Go through the data below and return each line containing the word "NSTG".

(Stored entries)
------------------------------------

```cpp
#if MULPRIO
  __builtin_amdgcn_s_setprio(MULPRIO);
#endif
  int const wi = wave / WJ, wj = wave % WJ;
  float const *const a_base = sm + (lane >> 5) * kLDI + wi * (kTI * 32) + kTI * (lane & 31);
  float const *const b_base = sm + kImgI + (lane >> 5) * kLDJ + wj * (kTJ * 32) + kTJ * (lane & 31);
  f32x16 acc[kTI][kTJ];
#pragma unroll
  for (int t = 0; t < kTI; ++t)
#pragma unroll
    for (int u = 0; u < kTJ; ++u)
#pragma unroll
      for (int r = 0; r < 16; ++r) acc[t][u][r] = 0.f;

  asm volatile("s_barrier" ::: "memory");
  avec_t a[2]; bvec_t b[2];
  a[0] = *reinterpret_cast<avec_t const *>(a_base); b[0] = *reinterpret_cast<bvec_t const *>(b_base);
  static_assert(kKK % 2 == 0, "an even number of k pairs per step (the operand double buffer carries over from step to step)");
  for (int kb = 0; kb < nkt_pad; kb += kU) {
#pragma unroll
    for (int s = 0; s < kU; ++s) {
      float const *const A = a_base + (s % NSTG) * kImg2, *const B = b_base + (s % NSTG) * kImg2;
      float const *const An = a_base + ((s + 1) % NSTG) * kImg2, *const Bn = b_base + ((s + 1) % NSTG) * kImg2;
#pragma unroll
      for (int kk = 0; kk < kKK; ++kk) {
        if (kk + 1 < kKK) { a[(kk + 1) & 1] = *reinterpret_cast<avec_t const *>(A + (kk + 1) * 2 * kLDI); b[(kk + 1) & 1] = *reinterpret_cast<bvec_t const *>(B + (kk + 1) * 2 * kLDJ); }
#if NSTG == 4
        else { a[0] = *reinterpret_cast<avec_t const *>(An); b[0] = *reinterpret_cast<bvec_t const *>(Bn); }
#endif
        __builtin_amdgcn_sched_barrier(0);
        avec_t const ca = a[kk & 1]; bvec_t const cb = b[kk & 1];
#pragma unroll
        for (int t = 0; t < kTI; ++t)
#pragma unroll
          for (int u = 0; u < kTJ; ++u) acc[t][u] = __builtin_amdgcn_mfma_f32_32x32x2f32(vget(ca, t), vget(cb, u), acc[t][u], 0, 0, 0);
        __builtin_amdgcn_sched_barrier(0);
      }
#if NSTG == 4
      asm volatile("s_barrier" ::: "memory");
#else
      asm volatile("s_waitcnt lgkmcnt(0)\n s_barrier" ::: "memory");
      a[0] = *reinterpret_cast<avec_t const *>(An); b[0] = *reinterpret_cast<bvec_t const *>(Bn);
#endif
    }
  }

  {
    rsrc_t const rD = make_rsrc(p.D, p.D_bytes);
    int const j = j0 + wj * (kTJ * 32) + kTJ * (lane & 31);
    int const il = i0 + wi * (kTI * 32) + kTI * 4 * (lane >> 5);
#pragma unroll
    for (int t = 0; t < kTI; ++t)
#pragma unroll
      for (int r = 0; r < 16; ++r) {
        int const i = il + kTI * ((r & 3) + 8 * (r >> 2)) + t;
        int const off = ((i < p.Mi) && (j < p.Nj)) ? ((i * p.ldD + j) * 4) : kOOB;
#if (TBJ / (WJ * 32)) == 2
        float2 const v = float2{acc[t][0][r], acc[t][1][r]};
        __builtin_amdgcn_raw_buffer_store_b64(__builtin_bit_cast(u32x2, v), rD, off, 0, 0);
#else
        float const v = acc[t][0][r];
        __builtin_amdgcn_raw_buffer_store_b32(__builtin_bit_cast(unsigned, v), rD, off, 0, 0);
#endif
      }
  }
}
```

### boda_amd/csrc/native_internal.h

```cpp
#pragma once
#include "native_kernels.h"
#include <algorithm>
#include <cstdlib>
#include <sstream>

namespace bodahip {

struct gemm_args_t {
  float const *I; float const *J; float *D; float const *bias;
  int Mi, Nj, K;
  int ldI, ldJ, ldD;
  int C, H, W, OH, OW;
  int tiles_i, tiles_j;
  int splitk, kt_per;
  float *ws; long ws_slab;
  unsigned I_bytes, J_bytes;
  unsigned D_bytes;
  int out_ctot, out_coff;
  void const *ktab; int ktab_n;
  long bsI, bsJ, bsD;
};
struct chain_args_t : gemm_args_t {
  float const *I2; float const *bias2; float *Dmid;
  int M2; unsigned I2_bytes, Dmid_bytes;
};
static_assert(sizeof(gemm_args_t) == 176, "gemm_args_t is declared with this size by every kernel source (and by set_kernel_source's text)");

struct kernel_t { hipModule_t mod = nullptr; hipFunction_t func = nullptr; int occ = 0; };

struct native_kernels_t::impl_t {
  std::map<string, kernel_t> kernels;
  std::map<string, string> tune;
  void *ws = nullptr; size_t ws_bytes = 0;
  std::vector<void *> ws_retired;
  std::map<string, void *> ktabs;
  int call_ws_hold = 0;
  size_t call_ws_bytes = 0;
  size_t ts_off = 0, ts_bytes = 0; string ts_hdr;
  hipModule_t wino_mod = nullptr; hipFunction_t wino_filt = nullptr, wino_in = nullptr, wino_out = nullptr, wino_fused = nullptr, wino_filt_t = nullptr;
};


struct plan_t { tile_cfg_t cfg; vect_string defs; string kname; long split_pels = 0; tile_cfg_t tail_cfg; vect_string tail_defs;    bool ipconv = false, k1 = false, bf16 = false, patch = false, stream = false, quad = false, fc = false, big = false, cbig = false, rdec = false, patch16 = false, nhwc = false, nhwc_patch = false, nhwc_multi = false, nhwc_rows = false, ksl = false, bconv_in = false, bconv_filts = false; int rows = 0, cg = 0; };

struct bconv_args_t {
  float const *a; float const *b; float *d;
  float *ws; long ws_slab;
  int B, C, H, W, OC, OH, OW;
  int tiles_i, tiles_j, ksl, kt_per;
  unsigned a_bytes, b_bytes, d_bytes;
};
// ... 50 lines not shown
```

### boda_amd/csrc/native_kernels.cc

```cpp
#include "native_internal.h"

namespace bodahip {

#include "kernels_embed.inc"

native_kernels_t::native_kernels_t(native_host_t *host_) : impl(new impl_t), host(host_) {
  if (char const *e = getenv("BODAHIP_SGEMM_TILE")) impl->tune["sgemm_tile"] = e;
  if (char const *e = getenv("BODAHIP_CONV_TILE")) impl->tune["conv_tile"] = e;
  if (char const *e = getenv("BODAHIP_K1_STREAM")) impl->tune["k1_stream"] = e;
  if (char const *e = getenv("BODAHIP_CONV_ALGO")) impl->tune["conv_algo"] = e;
  if (char const *e = getenv("BODAHIP_EXACT")) impl->tune["exact"] = e;
}
native_kernels_t::~native_kernels_t() {
  if (impl->ts_bytes && impl->ws) {
    char const *e = getenv("BODAHIP_CBIG_TSTAMP"); string fn = e ? string(e) : string(); if (fn.size() > 5 && fn.substr(fn.size() - 5) == ":late") fn.resize(fn.size() - 5);
    std::vector<unsigned long long> h(impl->ts_bytes / 8);
    if (!fn.empty() && hipDeviceSynchronize() == hipSuccess && hipMemcpy(h.data(), (char *)impl->ws + impl->ts_off, impl->ts_bytes, hipMemcpyDeviceToHost) == hipSuccess) {
      if (FILE *f = fopen(fn.c_str(), "a")) { fprintf(f, "%s\n", impl->ts_hdr.c_str());
        for (size_t w = 0; w < h.size() / 16; ++w) { for (int e2 = 0; e2 < 16; ++e2) fprintf(f, "%llu ", h[w * 16 + e2]); fprintf(f, "\n"); } fclose(f); }
    }
  }
  for (auto &kv : impl->kernels) { if (kv.second.mod) (void)hipModuleUnload(kv.second.mod); }
  if (impl->wino_mod) (void)hipModuleUnload(impl->wino_mod);
  if (impl->ws) (void)hipFree(impl->ws);
// ... 10 lines not shown
void native_kernels_t::check_compile_time(rtc_func_info_t const &fi) {
  string const &fn = fi.op.get_func_name();
  if (fn == "hip_sgemm" || fn == "cublas_sgemm" || fn == "hip_sgemm_bf16") return;
  if (fn == "hip_conv" || fn == "cudnn_conv" || fn == "hip_conv_bf16" || fn == "hip_conv_winograd" || fn == "hip_conv_nhwc" || fn == "hip_conv_nhwc_grp" || fn == "hip_conv_nhwc_multi" || fn == "hip_conv_nhwc_set") { (void)fi.op.get_u32("conv_has_relu"); return; }
  if (fn == "hip_conv_k1_chain") { (void)fi.op.get_u32("conv_has_relu"); (void)fi.op.get_u32("conv_has_relu2"); return; }
  if (fn == "hip_conv_filts_kmajor") return;
  if (fn == "hip_bconv_in" || fn == "hip_bconv_filts" || fn == "hip_bconv_biases") {
    for (char const *an : {"in", "filts", "out_grad_loss", "stride", "in_pad"}) (void)fi.op.get_dims(an);
    return;
  }
  rt_err("unknown/unhandled native hip function: " + fn);
}
void native_kernels_t::set_tune(string const &key, string const &val) {
  if (key != "sgemm_tile" && key != "conv_tile" && key != "k1_stream" && key != "conv_algo" && key != "exact") rt_err("set_tune: unknown key '" + key + "'");
  if (key == "exact" && !val.empty() && val != "0" && val != "1") rt_err("set_tune: exact must be 0 | 1");
  if (key == "conv_algo" && !val.empty() && val != "direct" && val != "winograd" && val != "winograd_all") rt_err("set_tune: conv_algo must be direct | winograd | winograd_all");
  if (val.empty()) impl->tune.erase(key); else { impl->tune[key] = val; }
}


void launch(native_host_t *host, kernel_t &k, gemm_args_t &a, tile_cfg_t const &c) {
  void *params[] = {&a};
  uint32_t const grid = (uint32_t)a.tiles_i * (uint32_t)a.tiles_j * (uint32_t)std::max(1, a.splitk);
  hip_err_chk(host->nh_launch(k.func, grid, 1, (uint32_t)c.threads(), params), "hipModuleLaunchKernel(native)");
}


std::vector<char> compile_plan(plan_t const &p, string const &arch, string *log) {
  vect_string opts = p.defs; opts.push_back("-DKNAME=" + p.kname);
  return hiprtc_compile(p.bconv_in ? k_src_bconv_in_f32 : p.bconv_filts ? k_src_bconv_filts_f32 : p.nhwc_rows ? k_src_conv_nhwc_rows_bf16 : p.nhwc_multi ? k_src_conv_nhwc_multi_bf16 : p.nhwc_patch ? k_src_conv_nhwc_patch_bf16 : p.nhwc ? k_src_conv_nhwc_bf16 : p.patch16 ? k_src_conv_patch_bf16 : (p.cbig ? k_src_conv_big_f32 : p.big ? k_src_sgemm_big_f32 : p.fc ? k_src_fc_f32 : p.stream ? (p.quad ? k_src_k1_quad_f32 : k_src_k1_stream_f32) : (p.bf16 ? k_src_gemm_conv_bf16 : k_src_gemm_conv_f32)), p.kname, arch, opts, log, true);
}

void ensure_ws(native_kernels_t::impl_t *impl, native_host_t *host, size_t need) {
  if (impl->ws_bytes >= need) return;
  if (host->nh_capturing()) rt_err("graph capture: kernel workspace not allocated yet -- run the call list once before capturing it");
  if (impl->ws) {
    hip_err_chk(hipStreamSynchronize(host->nh_stream()), "hipStreamSynchronize");
    if (host->nh_live_graphs() > 0) impl->ws_retired.push_back(impl->ws); else hip_err_chk(hipFree(impl->ws), "hipFree");
    impl->ws = nullptr; impl->ws_bytes = 0;
  }
  hip_err_chk(hipMalloc(&impl->ws, need), "hipMalloc(kernel scratch)"); impl->ws_bytes = need;
}
static void setup_splitk(native_kernels_t::impl_t *impl, native_host_t *host, gemm_args_t &ga, tile_cfg_t const &cfg, size_t out_elems) {
  ga.splitk = cfg.SPLITK; ga.kt_per = 0; ga.ws = nullptr; ga.ws_slab = 0;
  if (cfg.SPLITK <= 1) { ga.splitk = 1; return; }
  int const nkt = (ga.K + cfg.BK - 1) / cfg.BK;
  ga.kt_per = (nkt + cfg.SPLITK - 1) / cfg.SPLITK;
// ... 113 lines not shown
  void *d = nullptr;
  hip_err_chk(hipMalloc(&d, h.size() * sizeof(int)), "hipMalloc(rtab)");
  hip_err_chk(hipMemcpyAsync(d, h.data(), h.size() * sizeof(int), hipMemcpyHostToDevice, host->nh_stream()), "hipMemcpyAsync(rtab)");
  hip_err_chk(hipStreamSynchronize(host->nh_stream()), "hipStreamSynchronize");
  impl->ktabs.emplace(key, d);
  return ktab_t{d, (int)n};
}

string tune_of(native_kernels_t::impl_t *impl, char const *key) { auto t = impl->tune.find(key); return (t == impl->tune.end()) ? string() : t->second; }
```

------------------------------------

* **Problem solution**:
      float const *const A = a_base + (s % NSTG) * kImg2, *const B = b_base + (s % NSTG) * kImg2;
      float const *const An = a_base + ((s + 1) % NSTG) * kImg2, *const Bn = b_base + ((s + 1) % NSTG) * kImg2;
#if NSTG == 4
#if NSTG == 4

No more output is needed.